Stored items
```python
# ... 437 lines not shown
                                                   C.POINTER(C.c_uint8), C.c_void_p]),
    "RaylibAMD_FilterLightmapHost": (C.c_int32, [C.c_int32, C.c_int32, C.c_int32, C.POINTER(LightmapFilterParams), C.POINTER(GatherPoint), C.POINTER(C.c_uint32), C.c_int64,
                                                 C.POINTER(C.c_float), C.POINTER(C.c_float)]),
    "RaylibAMD_VerifyExactMath": (C.c_int32, [C.c_int32, C.POINTER(C.c_uint64), C.POINTER(C.c_uint64)]),
    "RaylibAMD_CullCells": (C.c_int32, [C.c_void_p, C.POINTER(C.c_float), C.POINTER(C.c_float), C.POINTER(C.c_float), C.c_int32, C.c_int32, C.POINTER(C.c_uint8), C.POINTER(C.c_float)]),
    "RaylibAMD_SceneNumTriangles": (C.c_int32, [C.c_void_p]),
    "RaylibAMD_SceneNumMaterials": (C.c_int32, [C.c_void_p]),
    "RaylibAMD_SceneNumTextures": (C.c_int32, [C.c_void_p]),
    "RaylibAMD_SceneExportTriangles": (None, [C.c_void_p, C.c_void_p]),
    "RaylibAMD_SceneExportMaterials": (None, [C.c_void_p, C.c_void_p]),
    "RaylibAMD_SceneTextureSize": (None, [C.c_void_p, C.c_int32, C.POINTER(C.c_int32), C.POINTER(C.c_int32)]),
    "RaylibAMD_SceneExportTexture": (None, [C.c_void_p, C.c_int32, C.POINTER(C.c_float)]),
    "RaylibAMD_SceneGetSun": (None, [C.c_void_p, C.POINTER(C.c_float), C.POINTER(C.c_float)]),
    "RaylibAMD_SceneBVHInfo": (C.c_int32, [C.c_void_p, C.POINTER(C.c_uint32), C.POINTER(C.c_uint32), C.POINTER(C.c_float)]),
    "RaylibAMD_ParseFloat": (C.c_float, [C.c_char_p]),
    "RaylibAMD_ImageSize": (C.c_int32, [C.c_void_p, C.POINTER(C.c_uint32), C.POINTER(C.c_uint32)]),
    "RaylibAMD_SceneBVH4Info": (C.c_int32, [C.c_void_p, C.POINTER(C.c_uint32), C.POINTER(C.c_uint32)]),
    "RaylibAMD_SceneBVH8Info": (C.c_int32, [C.c_void_p, C.POINTER(C.c_uint32), C.POINTER(C.c_uint32), C.POINTER(C.c_float), C.POINTER(C.c_float)]),
    "RaylibAMD_SceneLeafListInfo": (C.c_int32, [C.c_void_p, C.POINTER(C.c_uint32)]),
    "RaylibAMD_ScenePlain": (C.c_int32, [C.c_void_p]),
    "RaylibAMD_LastTracePlain": (C.c_int32, []),
    "RaylibAMD_SceneLazyRefl": (C.c_int32, [C.c_void_p]),
    "RaylibAMD_LastTraceLazy": (C.c_int32, []),
    "RaylibAMD_VerifyLazyRefl": (C.c_int32, [C.c_uint32, C.c_uint64, C.POINTER(C.c_uint64), C.POINTER(C.c_uint64), C.POINTER(C.c_uint64)]),
    "RaylibAMD_VerifyLazyPdf": (C.c_int32, [C.c_uint32, C.c_uint64, C.POINTER(C.c_uint64), C.POINTER(C.c_uint64), C.POINTER(C.c_uint64)]),
    "RaylibAMD_PlanRender": (C.c_int32, [C.c_void_p, C.POINTER(RendererSettings), C.c_int32, C.c_int32, C.c_int32, C.POINTER(RenderPlan)]),
    "RaylibAMD_SceneWalk8Host": (C.c_int32, [C.c_void_p, C.POINTER(C.c_float), C.c_int32, C.c_float, C.POINTER(C.c_float), C.POINTER(C.c_float), C.POINTER(C.c_uint32)]),
    "RaylibAMD_SceneWalkStackHost": (C.c_int32, [C.c_void_p, C.c_int32, C.POINTER(C.c_float), C.c_int32, C.c_float, C.c_int32, C.POINTER(C.c_float), C.POINTER(C.c_uint32)]),
    "RaylibAMD_SceneBVHHash": (C.c_uint64, [C.c_void_p]),
    "RaylibAMD_CameraExport": (None, [C.c_void_p, C.POINTER(C.c_float)]),
    "RaylibAMD_CreateImageFromData": (C.c_void_p, [C.c_uint32, C.c_uint32, C.POINTER(C.c_float)]),
    "RaylibAMD_DumpImageRGBA": (None, [C.c_void_p, C.POINTER(C.c_float)]),
    "RaylibAMD_OBJModelSetTexture": (C.c_int32, [C.c_void_p, C.c_char_p, C.c_int32, C.c_void_p]),
    "RaylibAMD_Denoise": (C.c_int32, [C.c_void_p, C.c_int32, C.c_void_p, C.c_void_p, C.c_void_p, C.POINTER(DenoiseParams)]),
    "RaylibAMD_DenoiseHost": (C.c_int32, [C.c_uint32, C.c_uint32, C.POINTER(C.c_float), C.c_int32, C.POINTER(C.c_float), C.POINTER(C.c_float),
                                          C.POINTER(DenoiseParams), C.POINTER(C.c_float)]),
    "RaylibAMD_EnableDenoiser": (None, [C.c_int32]),
    "RaylibAMD_BeginProgressive": (C.c_size_t, [C.POINTER(RendererSettings), C.c_void_p, C.c_void_p, C.c_void_p, C.POINTER(ProgressiveParams)]),
    "RaylibAMD_ProgressiveStep": (C.c_int32, [C.c_size_t, C.c_uint32]),
    "RaylibAMD_ProgressiveExport": (C.c_int32, [C.c_size_t, C.POINTER(C.c_uint32), C.POINTER(C.c_uint8), C.POINTER(C.c_float), C.POINTER(C.c_float)]),
    "RaylibAMD_EndProgressive": (C.c_int32, [C.c_size_t]),
    "RaylibAMD_ProgressiveDecideHost": (C.c_int32, [C.c_uint32, C.c_uint32, C.POINTER(C.c_uint32), C.POINTER(C.c_float), C.POINTER(C.c_float),
                                                    C.POINTER(ProgressiveParams), C.POINTER(C.c_uint8)]),
    "RaylibAMD_ProgressiveCompactTest": (C.c_int32, [C.POINTER(C.c_uint32), C.c_uint32, C.POINTER(C.c_uint8), C.POINTER(C.c_uint8), C.c_uint32, C.c_uint32, C.c_uint32,
                                                     C.POINTER(C.c_uint32), C.POINTER(C.c_uint32), C.POINTER(C.c_uint32)]),
    "RaylibAMD_RenderViews": (C.c_int32, [C.POINTER(RendererSettings), C.c_void_p, C.POINTER(C.c_void_p), C.c_int32, C.POINTER(C.c_void_p)]),
# ... 254 lines not shown
```

Baseline: 19410.

## Add lit-sample bitmask so resolve sums only nonzero lazy samples

```diff
diff --git a/include/raylib_amd.h b/include/raylib_amd.h
--- a/include/raylib_amd.h
+++ b/include/raylib_amd.h
@@ -202,6 +202,7 @@
 RAYLIB_API int32_t RaylibAMD_LastTracePlain(void);
 RAYLIB_API int32_t RaylibAMD_SceneLazyRefl(SceneHandle scene);
 RAYLIB_API int32_t RaylibAMD_LastTraceLazy(void);
+RAYLIB_API int32_t RaylibAMD_LastLitMask(void);
 typedef struct RaylibAMDRenderPlan {
 	int32_t pathTrace;
 	int32_t stack, prims;
diff --git a/software-raytracing_amd/csrc/rl_abi.cc b/software-raytracing_amd/csrc/rl_abi.cc
--- a/software-raytracing_amd/csrc/rl_abi.cc
+++ b/software-raytracing_amd/csrc/rl_abi.cc
@@ -1086,6 +1086,7 @@
 	return (s && s->finalized && SceneLazyRefl(*s)) ? 1 : 0;
 }
 int32_t RaylibAMD_LastTraceLazy(void) { return DeviceLastTraceLazy(); }
+int32_t RaylibAMD_LastLitMask(void) { return DeviceLastLitMask(); }
 int32_t RaylibAMD_PlanRender(SceneHandle sh, const RendererSettings* settings, int32_t hasSky, int32_t numCUs, int32_t workgroupsPerCU, RaylibAMDRenderPlan* out)
 {
 	Scene* s = (Scene*)sh;
diff --git a/software-raytracing_amd/csrc/rl_device.h b/software-raytracing_amd/csrc/rl_device.h
--- a/software-raytracing_amd/csrc/rl_device.h
+++ b/software-raytracing_amd/csrc/rl_device.h
@@ -202,11 +202,13 @@
 #define RL_LAZY_MAX_PATH 4096
 #define RL_LAZY_REC_EXACT_SP 0x40000000
 #define RL_LAZY_REC_MAT(w) (__float_as_int(w) & ~RL_LAZY_REC_EXACT_SP)
+#define RL_LIT_MASK_MAX_WORDS 8u
 struct DLitList {
 	float* entries;
 	uint32_t* ctl;
 	uint32_t numChunks;
-	uint32_t pad;
+	uint32_t maskWords;
+	uint32_t* mask;
 };
 
 }
diff --git a/software-raytracing_amd/csrc/rl_host.h b/software-raytracing_amd/csrc/rl_host.h
--- a/software-raytracing_amd/csrc/rl_host.h
+++ b/software-raytracing_amd/csrc/rl_host.h
@@ -199,6 +199,7 @@
 bool DeviceRender(Scene& scene, const RenderRequest& req, RaylibAMDStats& stats);
 bool DeviceRenderViews(Scene& scene, const RenderRequest& req, const DCamera* cameras, uint32_t count, void* outDevice, void* const* imagePixels, RaylibAMDStats& stats);
 int32_t DeviceLastTraceLazy();
+int32_t DeviceLastLitMask();
 int32_t DeviceLastTracePlain();
 bool DeviceDrain(RaylibAMDStats* outLastStats);
 void DeviceOwnStats();
diff --git a/software-raytracing_amd/csrc/rl_kernels.h b/software-raytracing_amd/csrc/rl_kernels.h
--- a/software-raytracing_amd/csrc/rl_kernels.h
+++ b/software-raytracing_amd/csrc/rl_kernels.h
@@ -29,7 +29,10 @@
 #define RL_TRACE_LAZY_INSTANCES(X) X(16, false, true, 2, true)
 #define RL_K_TRACE_LAZY(a, b, c, d, e) template __global__ void k_trace_lazy<a, b, c, d, e>(RL_TRACE_ARGS, const DLitList);
 RL_TRACE_LAZY_INSTANCES(extern RL_K_TRACE_LAZY)
-__global__ void __launch_bounds__(RL_BLOCK) k_fold_lit(const DSceneView S, const DLitList LL, SampleRGB* __restrict__ samples);
+__global__ void __launch_bounds__(RL_BLOCK) k_fold_lit(const DSceneView S, const DLitList LL, SampleRGB* __restrict__ samples, uint32_t numSlots);
+__global__ void __launch_bounds__(RL_BLOCK)
+k_resolve_lit(const DRenderParams P, const DSceneView S, const SkyRot R, const SampleRGB* __restrict__ samples, float4* __restrict__ accum, float4* __restrict__ out,
+              int firstBatch, int lastBatch, const DLitList LL);
 
 template <int STACK, bool PRIMS, int K, int LSTACK = STACK, int WIDE = 0>
 __global__ void __launch_bounds__(RL_BLOCK, (PoolOcc<LSTACK, PRIMS, K>::kBlocks)) k_trace_pool(RL_TRACE_ARGS);
diff --git a/software-raytracing_amd/csrc/rl_lit_mask.h b/software-raytracing_amd/csrc/rl_lit_mask.h
--- /dev/null
+++ b/software-raytracing_amd/csrc/rl_lit_mask.h
@@ -0,0 +1,30 @@
+#pragma once
+
+#include <stddef.h>
+#include <stdint.h>
+
+#if defined(__HIPCC__)
+#define RL_LM_HD __host__ __device__ inline
+#else
+#define RL_LM_HD inline
+#endif
+
+namespace rl {
+
+RL_LM_HD size_t LitMaskWord(uint32_t s, uint32_t numSlots, uint32_t slot) { return (size_t)(s >> 5) * numSlots + slot; }
+RL_LM_HD uint32_t LitMaskBit(uint32_t s) { return 1u << (s & 31u); }
+
+RL_LM_HD void LitMaskSum(const uint32_t* mask, uint32_t maskWords, const float* samples, uint32_t numSlots, uint32_t slot, float& ax, float& ay, float& az)
+{
+	for (uint32_t w = 0; w < maskWords; ++w) {
+		uint32_t m = mask[(size_t)w * numSlots + slot];
+		while (m != 0u) {
+			const uint32_t s = w * 32u + (uint32_t)__builtin_ctz(m);
+			const float* v = samples + ((size_t)s * numSlots + slot) * 3u;
+			ax += v[0]; ay += v[1]; az += v[2];
+			m &= m - 1u;
+		}
+	}
+}
+
+}
diff --git a/software-raytracing_amd/csrc/rl_plan.cc b/software-raytracing_amd/csrc/rl_plan.cc
--- a/software-raytracing_amd/csrc/rl_plan.cc
+++ b/software-raytracing_amd/csrc/rl_plan.cc
@@ -26,6 +26,7 @@
 	if (const char* e = getenv("RAYLIB_CULL_CELLS")) k.cullCells = atoi(e);
 	k.lazyRefl = flag("RAYLIB_LAZY_REFL");
 	if (const char* e = getenv("RAYLIB_LIT_LIST")) k.litList = std::max(0ll, atoll(e));
+	k.litMask = flag("RAYLIB_LIT_MASK");
 	if (const char* e = getenv("RAYLIB_QUERY_TREE")) { const int v = atoi(e); k.queryTree = (v == 2 || v == 4 || v == 8) ? v : 0; }
 	if (const char* e = getenv("RAYLIB_GATHER_BATCH")) k.gatherBatch = std::max(0, atoi(e));
 	return k;
diff --git a/software-raytracing_amd/csrc/rl_plan.h b/software-raytracing_amd/csrc/rl_plan.h
--- a/software-raytracing_amd/csrc/rl_plan.h
+++ b/software-raytracing_amd/csrc/rl_plan.h
@@ -23,6 +23,7 @@
 	int gatherBatch = 0;
 	int lazyRefl = -1;
 	long long litList = -1;
+	int litMask = -1;
 };
 RenderKnobs ReadRenderKnobs();
 
diff --git a/software-raytracing_amd/csrc/rl_render_lazy.hip b/software-raytracing_amd/csrc/rl_render_lazy.hip
--- a/software-raytracing_amd/csrc/rl_render_lazy.hip
+++ b/software-raytracing_amd/csrc/rl_render_lazy.hip
@@ -1,6 +1,7 @@
 
 
 #include "rl_kernels.h"
+#include "rl_lit_mask.h"
 
 namespace rl {
 
@@ -11,7 +12,7 @@
 #undef RL_VIEWS_TWIN
 
 __global__ void __launch_bounds__(RL_BLOCK)
-k_fold_lit(const DSceneView S, const DLitList LL, SampleRGB* __restrict__ samples)
+k_fold_lit(const DSceneView S, const DLitList LL, SampleRGB* __restrict__ samples, uint32_t numSlots)
 {
 	RL_MATH_PROLOGUE();
 	const uint32_t lane = threadIdx.x & 63u;
@@ -28,7 +29,43 @@
 			const float4 r0 = e[2 + 2 * k], r1 = e[3 + 2 * k];
 			L = FoldLazyVertex(LoadMat(S, RL_LAZY_REC_MAT(r1.w)), r0, r1, L);
 		}
-		samples[__float_as_uint(h0.w)] = make_sample(L.x, L.y, L.z);
+		const uint32_t outIndex = __float_as_uint(h0.w);
+		if (!LL.mask) samples[outIndex] = make_sample(L.x, L.y, L.z);
+		else if (AnyBitSet(L)) {
+			const uint32_t s = outIndex / numSlots;
+			samples[outIndex] = make_sample(L.x, L.y, L.z);
+			atomicOr(&LL.mask[LitMaskWord(s, numSlots, outIndex - s * numSlots)], LitMaskBit(s));
+		}
+	}
+}
+
+__global__ void __launch_bounds__(RL_BLOCK)
+k_resolve_lit(const DRenderParams P, const DSceneView S, const SkyRot R, const SampleRGB* __restrict__ samples, float4* __restrict__ accum, float4* __restrict__ out,
+              int firstBatch, int lastBatch, const DLitList LL)
+{
+	RL_MATH_PROLOGUE();
+	const uint32_t numSlots = P.numLocalCells * 64u;
+	const uint32_t slot = blockIdx.x * RL_BLOCK + threadIdx.x;
+	if (slot >= numSlots) return;
+	const uint32_t p = slot & 63u, cellLocal = slot >> 6;
+	const uint32_t cell = P.cellFirst + cellLocal * P.cellStride;
+	const uint32_t x = (cell % P.cellsX) * 8u + (p & 7u), y = (cell / P.cellsX) * 8u + (p >> 3);
+	const bool valid = x < P.width && y < P.height;
+	float4 a = make_float4(0.0f, 0.0f, 0.0f, 1.0f);
+	if (valid) {
+		if (!firstBatch) a = accum[slot];
+		if (P.cellEmpty && P.cellEmpty[cellLocal]) a = SumSlotBatch(P, S, R, samples, numSlots, slot, cellLocal, x, y, a, [](float, float, float) __attribute__((always_inline)) {});
+		else LitMaskSum(LL.mask, LL.maskWords, (const float*)samples, numSlots, slot, a.x, a.y, a.z);
+		if (lastBatch) {
+			const float k = rtm::rcp1_((float)P.spp);
+			a.x *= k; a.y *= k; a.z *= k; a.w = 1.0f;
+		} else {
+			accum[slot] = a;
+		}
+	}
+	if (lastBatch) {
+		if (P.rowMajorOutput) { if (valid) out[(size_t)y * P.width + x] = a; }
+		else out[slot] = valid ? a : make_float4(0.0f, 0.0f, 0.0f, 0.0f);
 	}
 }
 
diff --git a/software-raytracing_amd/csrc/rl_rt.h b/software-raytracing_amd/csrc/rl_rt.h
--- a/software-raytracing_amd/csrc/rl_rt.h
+++ b/software-raytracing_amd/csrc/rl_rt.h
@@ -132,6 +132,7 @@
 	DevBuf<unsigned long long> counters;
 	DevBuf<unsigned int> jobCounter;
 	DevBuf<float4> litList; DevBuf<uint32_t> litCtl;
+	DevBuf<uint32_t> litMask;
 	PinBuf<uint32_t> cellListHost[2]; DevBuf<uint32_t> cellList[2]; size_t cellListCells[2] = { 0, 0 };
 	std::vector<unsigned char> cullKey[2];
 	uint32_t cullActive[2] = { 0, 0 }; uint64_t cullEmptyPixels[2] = { 0, 0 }; float cullL[2][3] = { { 0, 0, 0 }, { 0, 0, 0 } }; uint32_t cullRays[2] = { 1, 1 };
diff --git a/software-raytracing_amd/csrc/rl_rt_frame.hip b/software-raytracing_amd/csrc/rl_rt_frame.hip
--- a/software-raytracing_amd/csrc/rl_rt_frame.hip
+++ b/software-raytracing_amd/csrc/rl_rt_frame.hip
@@ -47,6 +47,8 @@
 int32_t DeviceLastTracePlain() { return g_lastTracePlain.load(std::memory_order_relaxed); }
 static std::atomic<int32_t> g_lastTraceLazy{0};
 int32_t DeviceLastTraceLazy() { return g_lastTraceLazy.load(std::memory_order_relaxed); }
+static std::atomic<int32_t> g_lastLitMask{0};
+int32_t DeviceLastLitMask() { return g_lastLitMask.load(std::memory_order_relaxed); }
 
 struct Frame {
 	RenderKnobs knobs;
@@ -143,10 +145,14 @@
 		const uint32_t batch = PlanLaunch(numCells, F.numActive, F.sEnd, F.sBegin, R.numCUs, blocksPerCU, plan, F.knobs).batch;
 		if (!R.samples.Grow((size_t)numSlots * sizeof(SampleRGB) * std::min(batch, F.sEnd - F.sBegin))) return false;
 		if (F.accum && batch < P.spp && !R.accum.Grow((size_t)numSlots * sizeof(float4))) return false;
+		const bool masked = lazy && F.resolve == (const void*)k_resolve && F.knobs.litMask != 0 && (F.knobs.litMask > 0 || !F.view.hasSun) &&
+		                    (std::min(batch, F.sEnd - F.sBegin) + 31u) / 32u <= RL_LIT_MASK_MAX_WORDS;
+		g_lastLitMask.store(masked ? 1 : 0, std::memory_order_relaxed);
+		const void* resolveKernel = masked ? (const void*)k_resolve_lit : F.resolve;
 		const int depthSlots = P.maxPathLength > 1 ? P.maxPathLength : 1;
 		void* traceArgs[] = { &P, &F.view, &skyRot, &R.samples.ptr, &R.pathStack.ptr, &R.counters.ptr, &R.jobCounter.ptr, lazy ? (void*)&LL : (void*)F.views };
-		void* foldArgs[] = { &F.view, &LL, &R.samples.ptr };
-		void* resolveArgs[] = { &P, &F.view, &skyRot, &R.samples.ptr, F.resolveArgs[0], F.resolveArgs[1], F.resolveArgs[2], F.resolveArgs[3], F.resolveArgs[4] };
+		void* foldArgs[] = { &F.view, &LL, &R.samples.ptr, (void*)&numSlots };
+		void* resolveArgs[] = { &P, &F.view, &skyRot, &R.samples.ptr, F.resolveArgs[0], F.resolveArgs[1], F.resolveArgs[2], F.resolveArgs[3], masked ? (void*)&LL : F.resolveArgs[4] };
 		for (uint32_t s0 = F.sBegin; s0 < F.sEnd; s0 += batch) {
 			const LaunchPlan L = PlanLaunch(numCells, F.numActive, F.sEnd, s0, R.numCUs, blocksPerCU, plan, F.knobs);
 			const uint32_t cnt = L.sampleCount;
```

Exercise requirements: Report each line in the entries where the string "DLitList" occurs.

Answer to this problem:
 struct DLitList {
 #define RL_K_TRACE_LAZY(a, b, c, d, e) template __global__ void k_trace_lazy<a, b, c, d, e>(RL_TRACE_ARGS, const DLitList);
-__global__ void __launch_bounds__(RL_BLOCK) k_fold_lit(const DSceneView S, const DLitList LL, SampleRGB* __restrict__ samples);
+__global__ void __launch_bounds__(RL_BLOCK) k_fold_lit(const DSceneView S, const DLitList LL, SampleRGB* __restrict__ samples, uint32_t numSlots);
+              int firstBatch, int lastBatch, const DLitList LL);
-k_fold_lit(const DSceneView S, const DLitList LL, SampleRGB* __restrict__ samples)
+k_fold_lit(const DSceneView S, const DLitList LL, SampleRGB* __restrict__ samples, uint32_t numSlots)
+              int firstBatch, int lastBatch, const DLitList LL)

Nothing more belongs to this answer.